• [WHAT TO DO]: From the entries below, copy out every line with "volatile" in it.

Segment Open

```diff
-          if constexpr (DET) asm volatile("st.global.v2.f32 [%0], {%1, %2};" ::"l"(dst), "f"(d[4 * j + 2 * h]), "f"(d[4 * j + 2 * h + 1]) : "memory");
-          else asm volatile("red.global.add.v2.f32 [%0], {%1, %2};" ::"l"(dst), "f"(d[4 * j + 2 * h]), "f"(d[4 * j + 2 * h + 1]) : "memory");
+        return tn_dst(base, g.widx[w.tap], p.C, row, ncols, nn, p.fold_n);
+      };
+      if (p.quad) {
+        const bool odd = tw & 1;
+        const int row = c + (odd ? 8 : 0);
+#pragma unroll
+        for (int j = 0; j < BN / 8; ++j) {
+          const float r0 = __shfl_xor_sync(0xffffffffu, odd ? d[4 * j] : d[4 * j + 2], 1);
+          const float r1 = __shfl_xor_sync(0xffffffffu, odd ? d[4 * j + 1] : d[4 * j + 3], 1);
+          const float v0 = odd ? r0 : d[4 * j], v1 = odd ? r1 : d[4 * j + 1];
+          const float v2 = odd ? d[4 * j + 2] : r0, v3 = odd ? d[4 * j + 3] : r1;
+          const int n = w.n0 + 8 * j + 4 * ((tw & 3) >> 1);
+          if (n >= p.N || row >= p.C) continue;
+          float* dst = dst_of(row, n);
+          if constexpr (DET) asm volatile("st.global.v4.f32 [%0], {%1, %2, %3, %4};" ::"l"(dst), "f"(v0), "f"(v1), "f"(v2), "f"(v3) : "memory");
+          else asm volatile("red.global.add.v4.f32 [%0], {%1, %2, %3, %4};" ::"l"(dst), "f"(v0), "f"(v1), "f"(v2), "f"(v3) : "memory");
+        }
+      } else {
+#pragma unroll
+        for (int j = 0; j < BN / 8; ++j) {
+          const int n = w.n0 + 8 * j + 2 * (tw & 3);
+          if (n >= p.N) continue;
+#pragma unroll
+          for (int h = 0; h < 2; ++h) {
+            if (c + 8 * h >= p.C) continue;
+            float* dst = dst_of(c + 8 * h, n);
+            if constexpr (DET) asm volatile("st.global.v2.f32 [%0], {%1, %2};" ::"l"(dst), "f"(d[4 * j + 2 * h]), "f"(d[4 * j + 2 * h + 1]) : "memory");
+            else asm volatile("red.global.add.v2.f32 [%0], {%1, %2};" ::"l"(dst), "f"(d[4 * j + 2 * h]), "f"(d[4 * j + 2 * h + 1]) : "memory");
+          }
         }
       }
     }
@@ -1332,27 +1353,45 @@
   return cudaGetLastError();
 }
 
+constexpr double kTNFlushStages = 4.0;
+
+inline long long tn_chunk_rows(long long M, int ks) { return ((M + ks - 1) / ks + 63) / 64 * 64; }
+
+inline double tn_split_cost(long long M, int tiles, int ks, int nsm, int passes) {
+  const long long chunk = tn_chunk_rows(M, ks);
+  const long long items = (long long)tiles * ks, grid = items < nsm ? items : nsm;
+  const long long nfull = M / chunk, tail = M - nfull * chunk;
+  const long long a = nfull * tiles, b = a + (tail ? tiles : 0);
+  const double c_full = (double)(chunk / 64 * passes) + kTNFlushStages, c_tail = (double)((tail + 63) / 64 * passes) + kTNFlushStages;
+  auto count = [&](long long x, long long j) { return x > j ? (x - j + grid - 1) / grid : 0; };
+  double worst = 0.0;
+  for (long long j = 0; j < grid; ++j) {
+    const double c = (double)count(a, j) * c_full + (double)(count(b, j) - count(a, j)) * c_tail;
+    if (c > worst) worst = c;
+  }
+  return worst;
+}
+
 cudaError_t launch_tn(TcTNParams p, int precision, cudaStream_t st, const DetSlab* det) {
   const long long M = (long long)p.g.B * p.g.Hy * p.g.Wx;
   if (M == 0) return cudaSuccess;
   if (M >= (1ll << 31)) return cudaErrorInvalidValue;
   const int tiles = ((p.g_ld + 255) / 256) * ((p.x_ld + 127) / 128) * p.g.ntaps;
   const int nsm = num_sms();
+  const long long numel = (long long)p.g.ntaps * p.C * p.N;
+  const bool det_on = det && det->p;
   long long maxsplit = M / 1024; if (maxsplit < 1) maxsplit = 1; if (maxsplit > 32) maxsplit = 32;
-  int ksplit = 1; double best = 0.0;
+  int ksplit = 1; double best = -1.0;
   for (int ks = 1; ks <= (int)maxsplit; ++ks) {
-    long long items = (long long)tiles * ks;
-    double eff = (double)items / (double)(((items + nsm - 1) / nsm) * nsm);
-    if (items < nsm) eff *= 0.5;
-    if (eff > best + 0.02) { best = eff; ksplit = ks; }
-  }
-  const long long numel = (long long)p.g.ntaps * p.C * p.N;
-  auto chunk_of = [&](int ks) { return ((M + ks - 1) / ks + 63) / 64 * 64; };
-  if (det && det->p)
-    while (ksplit > 1 && ((long long)ksplit * numel > det->cap || (long long)(ksplit - 1) * chunk_of(ksplit) >= M)) --ksplit;
-  const bool det_split = det && det->p && ksplit > 1;
+    if (det_on && ks > 1 && ((long long)ks * numel > det->cap || (long long)(ks - 1) * tn_chunk_rows(M, ks) >= M)) continue;
+    const double c = tn_split_cost(M, tiles, ks, nsm, (precision == 3 && !p.w16) ? 2 : 1);
+    if (best < 0.0 || c < best) { best = c; ksplit = ks; }
+  }
+  const bool det_split = det_on && ksplit > 1;
   if (det_split) { p.part = det->p; p.part_k = numel; p.numel_a = (long long)p.g.ntaps * p.C * p.n_split; }
   p.ksplit = ksplit;
+  auto al16 = [](const void* q) { return ((uintptr_t)q & 15) == 0; };
+  p.quad = (p.N % 4 == 0 && p.n_split % 4 == 0 && p.fold_n % 4 == 0 && (det_split ? al16(p.part) : al16(p.dw_a) && al16(p.dw_g))) ? 1 : 0;
   p.div_hw = make_fastdiv((uint32_t)(p.g.Hy * p.g.Wx)); p.div_w = make_fastdiv((uint32_t)p.g.Wx);
   const long long items = (long long)tiles * ksplit;
   dim3 grid((unsigned)(items < nsm ? items : nsm));
```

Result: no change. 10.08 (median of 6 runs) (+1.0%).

Segment Closed

• [RESULT OF THIS EXERCISE]:
-          if constexpr (DET) asm volatile("st.global.v2.f32 [%0], {%1, %2};" ::"l"(dst), "f"(d[4 * j + 2 * h]), "f"(d[4 * j + 2 * h + 1]) : "memory");
-          else asm volatile("red.global.add.v2.f32 [%0], {%1, %2};" ::"l"(dst), "f"(d[4 * j + 2 * h]), "f"(d[4 * j + 2 * h + 1]) : "memory");
+          if constexpr (DET) asm volatile("st.global.v4.f32 [%0], {%1, %2, %3, %4};" ::"l"(dst), "f"(v0), "f"(v1), "f"(v2), "f"(v3) : "memory");
+          else asm volatile("red.global.add.v4.f32 [%0], {%1, %2, %3, %4};" ::"l"(dst), "f"(v0), "f"(v1), "f"(v2), "f"(v3) : "memory");
+            if constexpr (DET) asm volatile("st.global.v2.f32 [%0], {%1, %2};" ::"l"(dst), "f"(d[4 * j + 2 * h]), "f"(d[4 * j + 2 * h + 1]) : "memory");
+            else asm volatile("red.global.add.v2.f32 [%0], {%1, %2};" ::"l"(dst), "f"(d[4 * j + 2 * h]), "f"(d[4 * j + 2 * h + 1]) : "memory");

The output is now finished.